═══ DATA SECTION

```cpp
constexpr int SPLIT_TT_MIN_K = 64;
bool split_tt_eligible(int staging_mode, int M, int N, int K, int batch) {
  return staging_mode == -1 && (int64_t)ceil_div(M, BM) * ceil_div(N, BN) * batch >= 512 && K >= SPLIT_TT_MIN_K;
}

int launch_split(const GemmParams& p, int transA, int epi, int batch, hipStream_t st) {
  const dim3 grid(p.tiles_m * ceil_div(p.N, BN), 1, batch), block(256);
  if (epi == EPI_EXPB)          hipLaunchKernelGGL((gemm_f32_split_kernel<true, true, EPI_EXPB>), grid, block, 0, st, p);
  else if (epi == EPI_SMB)      hipLaunchKernelGGL((gemm_f32_split_kernel<true, true, EPI_SMB>), grid, block, 0, st, p);
  else if (epi == EPI_ROWNORM)  hipLaunchKernelGGL((gemm_f32_split_kernel<true, false, EPI_ROWNORM>), grid, block, 0, st, p);
  else if (!transA)             hipLaunchKernelGGL((gemm_f32_split_kernel<true, false, EPI_NONE>), grid, block, 0, st, p);
  else                          hipLaunchKernelGGL((gemm_f32_split_kernel<false, false, EPI_NONE>), grid, block, 0, st, p);
  ODVAE_LAUNCH_CHECK("gemm_f32 (bf16 split)");
  return ODVAE_OK;
}

}
```

generative-detection_amd/csrc/gemm_f32_tile.h:

```cpp
#pragma once
#include "bf16_common.h"

namespace gemm_tile {

constexpr int BM = 128, BN = 128, BK = 32;

struct GemmParams {
  const float* A; const float* B; float* C;
  const float* bias; const float* residual;
  float* partial;
  int M, N, K;
  int lda, ldb, ldc;
  int64_t sA, sB, sC;
  float alpha;
  int splits, k_per_split;
  int tiles_m;
  const float* rowsub; const float* emul; int64_t sRow;
  const float* rowmul;
  float* rowout; int* flag;
  const int* pred;
};
constexpr int EPI_NONE = 0, EPI_SMB = 1, EPI_EXPB = 2, EPI_ROWNORM = 3;

inline int choose_splits(int M, int N, int K, int batch) {
// ... 99 lines not shown
  }

#define GEMM_TILE_STORE_SMB(o, crsrc, ersrc, acc, alpha, rmv)                                                                            \
  {                                                                                                                                      \
    _Pragma("unroll") for (int mt_ = 0; mt_ < 2; ++mt_) {                                                                                \
      float pv_[2][16];                                                                                                                  \
      _Pragma("unroll") for (int r_ = 0; r_ < 16; ++r_) {                                                                                \
        const unsigned rb_ = (o).row_byte(mt_, r_);                                                                                      \
        _Pragma("unroll") for (int nt_ = 0; nt_ < 2; ++nt_)                                                                              \
          pv_[nt_][r_] = __uint_as_float(__builtin_amdgcn_raw_buffer_load_b32(ersrc, rb_ + (o).colbyte[nt_], 0, 0));                     \
      }                                                                                                                                  \
      _Pragma("unroll") for (int r_ = 0; r_ < 16; ++r_) {                                                                                \
        const unsigned rb_ = (o).row_byte(mt_, r_);                                                                                      \
        _Pragma("unroll") for (int nt_ = 0; nt_ < 2; ++nt_)                                                                              \
          __builtin_amdgcn_raw_buffer_store_b32(__float_as_uint((acc)[mt_][nt_][r_] * ((alpha) * (rmv)[mt_][r_]) * pv_[nt_][r_]), crsrc, \
                                                rb_ + (o).colbyte[nt_], 0, 0);                                                           \
      }                                                                                                                                  \
    }                                                                                                                                    \
  }

bool split_eligible(int staging_mode, int transB, int M, int N, int K, int batch, const float* bias, const float* residual);
bool split_tt_eligible(int staging_mode, int M, int N, int K, int batch);
int launch_split(const GemmParams& p, int transA, int epi, int batch, hipStream_t st);

}
```

generative-detection_amd/lib.py:

```python
import ctypes
import os
import re

import torch

_HERE = os.path.dirname(os.path.abspath(__file__))
LIB_PATH = os.path.join(_HERE, "libodvae_hip.so")
HEADER_PATH = os.path.join(os.path.dirname(_HERE), "include", "odvae_hip.h")

_c = ctypes
_P, _I, _L, _F, _Z = _c.c_void_p, _c.c_int, _c.c_int64, _c.c_float, _c.c_size_t
_D, _U64 = _c.c_double, _c.c_uint64

ABI_VERSION = 4

PROTOTYPES = {
    "odvae_last_error": (_c.c_char_p, []),
    "odvae_abi_version": (_I, []),
    "odvae_target_arch": (_c.c_char_p, []),
    "odvae_gemm_f32_workspace_bytes": (_Z, [_I, _I, _I, _I]),
    "odvae_gemm_select_staging": (_I, [_I]),
    "odvae_gemm_f32": (_I, [_I, _I, _I, _I, _I, _F, _P, _I, _L, _P, _I, _L, _P, _I, _L, _P, _P, _I, _P, _Z, _P]),
    "odvae_gemm_softmax_bwd_f32": (_I, [_I, _I, _I, _F, _P, _I, _L, _P, _I, _L, _P, _P, _L, _P, _I, _L, _I, _P]),
    "odvae_rowdot_f32": (_I, [_P, _P, _L, _I, _P, _P]),
    "odvae_attn_row_bound_f32": (_I, [_P, _I, _I, _I, _P, _P, _P, _P]),
    "odvae_gemm_exp_bound_f32": (_I, [_I, _I, _I, _F, _P, _I, _L, _P, _I, _L, _P, _L, _P, _I, _L, _I, _P]),
    "odvae_gemm_rownorm_f32": (_I, [_I, _I, _I, _P, _I, _L, _P, _I, _L, _P, _I, _L, _P, _L, _P, _I, _P]),
    "odvae_gemm_pred_f32": (_I, [_I, _I, _I, _I, _I, _F, _P, _I, _L, _P, _I, _L, _P, _I, _L, _I, _P, _P]),
    "odvae_softmax_rows_pred_f32": (_I, [_P, _P, _L, _I, _F, _P, _P, _P]),
    "odvae_rowdot_scale_f32": (_I, [_P, _P, _P, _L, _I, _P, _P, _P]),
    "odvae_gemm_softmax_bwd_scaled_f32": (_I, [_I, _I, _I, _F, _P, _I, _L, _P, _I, _L, _P, _P, _P, _L, _P, _I, _L, _I, _P]),
    "odvae_conv3x3_pack_reduce_pad": (_I, [_I]),
    "odvae_conv3x3_pack_out_pad": (_I, [_I]),
    "odvae_conv3x3_pack_floats": (_Z, [_I, _I]),
    "odvae_conv3x3_pack_f32": (_I, [_P, _I, _I, _P, _P, _P]),
    "odvae_conv3x3_up_pack_floats": (_Z, [_I, _I]),
    "odvae_conv3x3_pack_up_f32": (_I, [_P, _I, _I, _P, _P, _P]),
    "odvae_conv3x3_wino_reduce_pad": (_I, [_I]),
    "odvae_conv3x3_wino_out_pad": (_I, [_I]),
    "odvae_conv3x3_wino_pack_floats": (_Z, [_I, _I]),
    "odvae_conv3x3_pack_wino_f32": (_I, [_P, _I, _I, _P, _P, _P]),
    "odvae_conv3x3_wino_f32": (_I, [_P, _I, _I, _I, _I, _P, _I, _P, _P, _P, _I, _P]),
    "odvae_conv3x3_wino4_reduce_pad": (_I, [_I]),
    "odvae_conv3x3_wino4_out_pad": (_I, [_I]),
    "odvae_conv3x3_wino4_pack_floats": (_Z, [_I, _I]),
    "odvae_conv3x3_wino4_supported": (_I, [_I, _I, _I, _I]),
    "odvae_conv3x3_pack_wino4_f32": (_I, [_P, _I, _I, _P, _P, _P]),
    "odvae_conv3x3_pack_wino_batch": (_I, [_P, _I, _P]),
    "odvae_conv3x3_pack_wino4_batch": (_I, [_P, _I, _P]),
    "odvae_conv3x3_wino4_f32": (_I, [_P, _I, _I, _I, _I, _P, _I, _P, _P, _P, _I, _P]),
    "odvae_conv3x3_wino4_stats_chunks": (_I, [_I, _I]),
    "odvae_conv3x3_wino4_stats_f32": (_I, [_P, _I, _I, _I, _I, _P, _I, _P, _P, _P, _P, _I, _P]),
    "odvae_conv3x3_wino4_up_f32": (_I, [_P, _I, _I, _I, _I, _P, _I, _P, _P, _P, _P, _I, _P]),
    "odvae_conv3x3_wino4_pool_f32": (_I, [_P, _I, _I, _I, _I, _P, _I, _P, _P]),
# ... 245 lines not shown
```

generative-detection_amd/ops.py:

```python
import collections
import contextlib
import os
import weakref

import torch
from torch.autograd import Function

from . import lib as _lib

CL = torch.channels_last


def _L():
    return _lib.load()


BF16 = torch.bfloat16


def _cl(t, dtype=torch.float32):
    _lib.require_device(t, dtypes=(dtype,))
    if t.dim() != 4:
        raise ValueError("expected a 4-d NCHW tensor, got shape %s" % (tuple(t.shape),))
    n, c, h, w = t.shape
# ... 545 lines not shown
        if ctx.needs_input_grad[1]:
            dw2 = torch.empty(cout, cin, dtype=torch.float32, device=x.device)
            gemm(1, 0, cout, cin, m, 1.0, dy, cout, 0, x, cin, 0, dw2, cin, 0)
            dw = dw2.view(cout, cin, 1, 1)
        if ctx.has_bias and ctx.needs_input_grad[2]:
            db = _colsum(dy, m, cout)
        dres = dy if ctx.has_res and ctx.needs_input_grad[3] else None
        return dx, dw, db, dres


def conv1x1(x, weight, bias=None, residual=None, out_f32=False):
    if x.dtype == BF16:
        return _ConvB.apply(x, weight, bias, residual, 4, bool(out_f32))
    return _Conv1x1.apply(x, weight, bias, residual)


FUSED_SOFTMAX_BWD = os.environ.get("ODVAE_ATTN_UNFUSED", "0") != "1"


ATTN_FOLDED_SOFTMAX = os.environ.get("ODVAE_ATTN_FOLDED_SOFTMAX", "1") != "0"
_ATTN_LAST_FLAG = None


def _qkv_views(t, c):
    off = t.storage_offset()
    return tuple(t.as_strided((1,), (1,), off + i * c) for i in range(3))


class _Attention(Function):

    @staticmethod
    def forward(ctx, qkv):
        L = _L()
        qkv = _cl(qkv)
        n, c3, h, w = qkv.shape
        c = c3 // 3
        t = h * w
        scale = float(c) ** -0.5
        p = torch.empty(n, t, t, dtype=torch.float32, device=qkv.device)
        o = _new_cl(n, c, h, w, qkv)
        q, k, v = _qkv_views(qkv, c)
        sq = t * c3
        rinv = None
        if ATTN_FOLDED_SOFTMAX and L.odvae_gemm_f32_workspace_bytes(t, t, c, n) == 0 and L.odvae_gemm_f32_workspace_bytes(t, c, t, n) == 0:
            st = _lib.stream_ptr()
            bound = torch.empty(2, n * t, dtype=torch.float32, device=qkv.device)
            rinv = torch.empty(n * t, dtype=torch.float32, device=qkv.device)
            flag = torch.empty(1, dtype=torch.int32, device=qkv.device)
            _lib.check(L.odvae_attn_row_bound_f32(q.data_ptr(), n, t, c, bound.data_ptr(), bound[1].data_ptr(), flag.data_ptr(), st), "attn_row_bound")
            tag = KERNEL_EVENTS.begin(secondary=True)
            _lib.check(L.odvae_gemm_exp_bound_f32(t, t, c, scale, q.data_ptr(), c3, sq, k.data_ptr(), c3, sq, bound.data_ptr(), t,
                                                  p.data_ptr(), t, t * t, n, st), "gemm_exp_bound")
            KERNEL_EVENTS.end("gemm_f32", 2.0 * t * t * c * n, tag, 4.0 * n * (2 * t * c + t * t))
            tag = KERNEL_EVENTS.begin(secondary=True)
            _lib.check(L.odvae_gemm_rownorm_f32(t, c, t, p.data_ptr(), t, t * t, v.data_ptr(), c3, sq, o.data_ptr(), c, t * c,
                                                rinv.data_ptr(), t, flag.data_ptr(), n, st), "gemm_rownorm")
            KERNEL_EVENTS.end("gemm_f32", 2.0 * t * t * c * n, tag, 4.0 * n * (2 * t * c + t * t))
            _lib.check(L.odvae_gemm_pred_f32(0, 1, t, t, c, 1.0, q.data_ptr(), c3, sq, k.data_ptr(), c3, sq, p.data_ptr(), t, t * t, n,
                                             flag.data_ptr(), st), "gemm_pred(QK^T)")
            _lib.check(L.odvae_softmax_rows_pred_f32(p.data_ptr(), p.data_ptr(), n * t, t, scale, flag.data_ptr(), rinv.data_ptr(), st), "softmax_rows_pred")
            _lib.check(L.odvae_gemm_pred_f32(0, 0, t, c, t, 1.0, p.data_ptr(), t, t * t, v.data_ptr(), c3, sq, o.data_ptr(), c, t * c, n,
                                             flag.data_ptr(), st), "gemm_pred(PV)")
            global _ATTN_LAST_FLAG
            _ATTN_LAST_FLAG = flag
        else:
            gemm(0, 1, t, t, c, 1.0, q, c3, sq, k, c3, sq, p, t, t * t, batch=n)
            _lib.check(L.odvae_softmax_rows_f32(p.data_ptr(), p.data_ptr(), n * t, t, scale, _lib.stream_ptr()), "softmax_rows")
            gemm(0, 0, t, c, t, 1.0, p, t, t * t, v, c3, sq, o, c, t * c, batch=n)
        ctx.folded = rinv is not None
        if rinv is not None:
            ctx.save_for_backward(qkv, p, o, rinv)
        else:
            ctx.save_for_backward(qkv, p, o)
        return o

    @staticmethod
    def backward(ctx, do):
        L = _L()
        if ctx.folded:
            qkv, p, o, rinv = ctx.saved_tensors
        else:
            (qkv, p, o), rinv = ctx.saved_tensors, None
        do = _cl(do)
        n, c3, h, w = qkv.shape
        c = c3 // 3
        t = h * w
        scale = float(c) ** -0.5
        sq = t * c3
        q, k, v = _qkv_views(qkv, c)
        dqkv = _new_cl(n, c3, h, w, qkv)
        dq, dk, dv = _qkv_views(dqkv, c)
        if rinv is not None:
            drow = torch.empty(n * t, dtype=torch.float32, device=p.device)
            dos = torch.empty_like(do)
            _lib.check(L.odvae_rowdot_scale_f32(do.data_ptr(), o.data_ptr(), rinv.data_ptr(), n * t, c, drow.data_ptr(), dos.data_ptr(),
                                                _lib.stream_ptr()), "rowdot_scale")
            gemm(1, 0, t, c, t, 1.0, p, t, t * t, dos, c, t * c, dv, c3, sq, batch=n)
            del dos
            dp = torch.empty_like(p)
            tag = KERNEL_EVENTS.begin(secondary=True)
            _lib.check(L.odvae_gemm_softmax_bwd_scaled_f32(t, t, c, scale, do.data_ptr(), c, t * c, v.data_ptr(), c3, sq, p.data_ptr(),
                                                           drow.data_ptr(), rinv.data_ptr(), t, dp.data_ptr(), t, t * t, n, _lib.stream_ptr()),
                       "gemm_softmax_bwd_scaled")
            KERNEL_EVENTS.end("gemm_f32", 2.0 * t * t * c * n, tag, 4.0 * n * (2 * t * c + 2 * t * t))
            gemm(0, 0, t, c, t, 1.0, dp, t, t * t, k, c3, sq, dq, c3, sq, batch=n)
            gemm(1, 0, t, c, t, 1.0, dp, t, t * t, q, c3, sq, dk, c3, sq, batch=n)
            return dqkv
        gemm(1, 0, t, c, t, 1.0, p, t, t * t, do, c, t * c, dv, c3, sq, batch=n)
        dp = torch.empty_like(p)
        if FUSED_SOFTMAX_BWD:
            drow = torch.empty(n * t, dtype=torch.float32, device=p.device)
            _lib.check(L.odvae_rowdot_f32(do.data_ptr(), o.data_ptr(), n * t, c, drow.data_ptr(), _lib.stream_ptr()), "rowdot")
            tag = KERNEL_EVENTS.begin(secondary=True)
            _lib.check(L.odvae_gemm_softmax_bwd_f32(t, t, c, scale, do.data_ptr(), c, t * c, v.data_ptr(), c3, sq, p.data_ptr(),
                                                    drow.data_ptr(), t, dp.data_ptr(), t, t * t, n, _lib.stream_ptr()),
                       "gemm_softmax_bwd")
            KERNEL_EVENTS.end("gemm_f32", 2.0 * t * t * c * n, tag, 4.0 * n * (2 * t * c + 2 * t * t))
        else:
            gemm(0, 1, t, t, c, 1.0, do, c, t * c, v, c3, sq, dp, t, t * t, batch=n)
            _lib.check(L.odvae_softmax_rows_bwd_f32(p.data_ptr(), dp.data_ptr(), dp.data_ptr(), n * t, t, scale,
                                                    _lib.stream_ptr()), "softmax_rows_bwd")
        gemm(0, 0, t, c, t, 1.0, dp, t, t * t, k, c3, sq, dq, c3, sq, batch=n)
        gemm(1, 0, t, c, t, 1.0, dp, t, t * t, q, c3, sq, dk, c3, sq, batch=n)
        return dqkv
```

══════

How many of the lines above include the string "GemmParams"? Give only the number.

## [SOLUTION BELOW]
3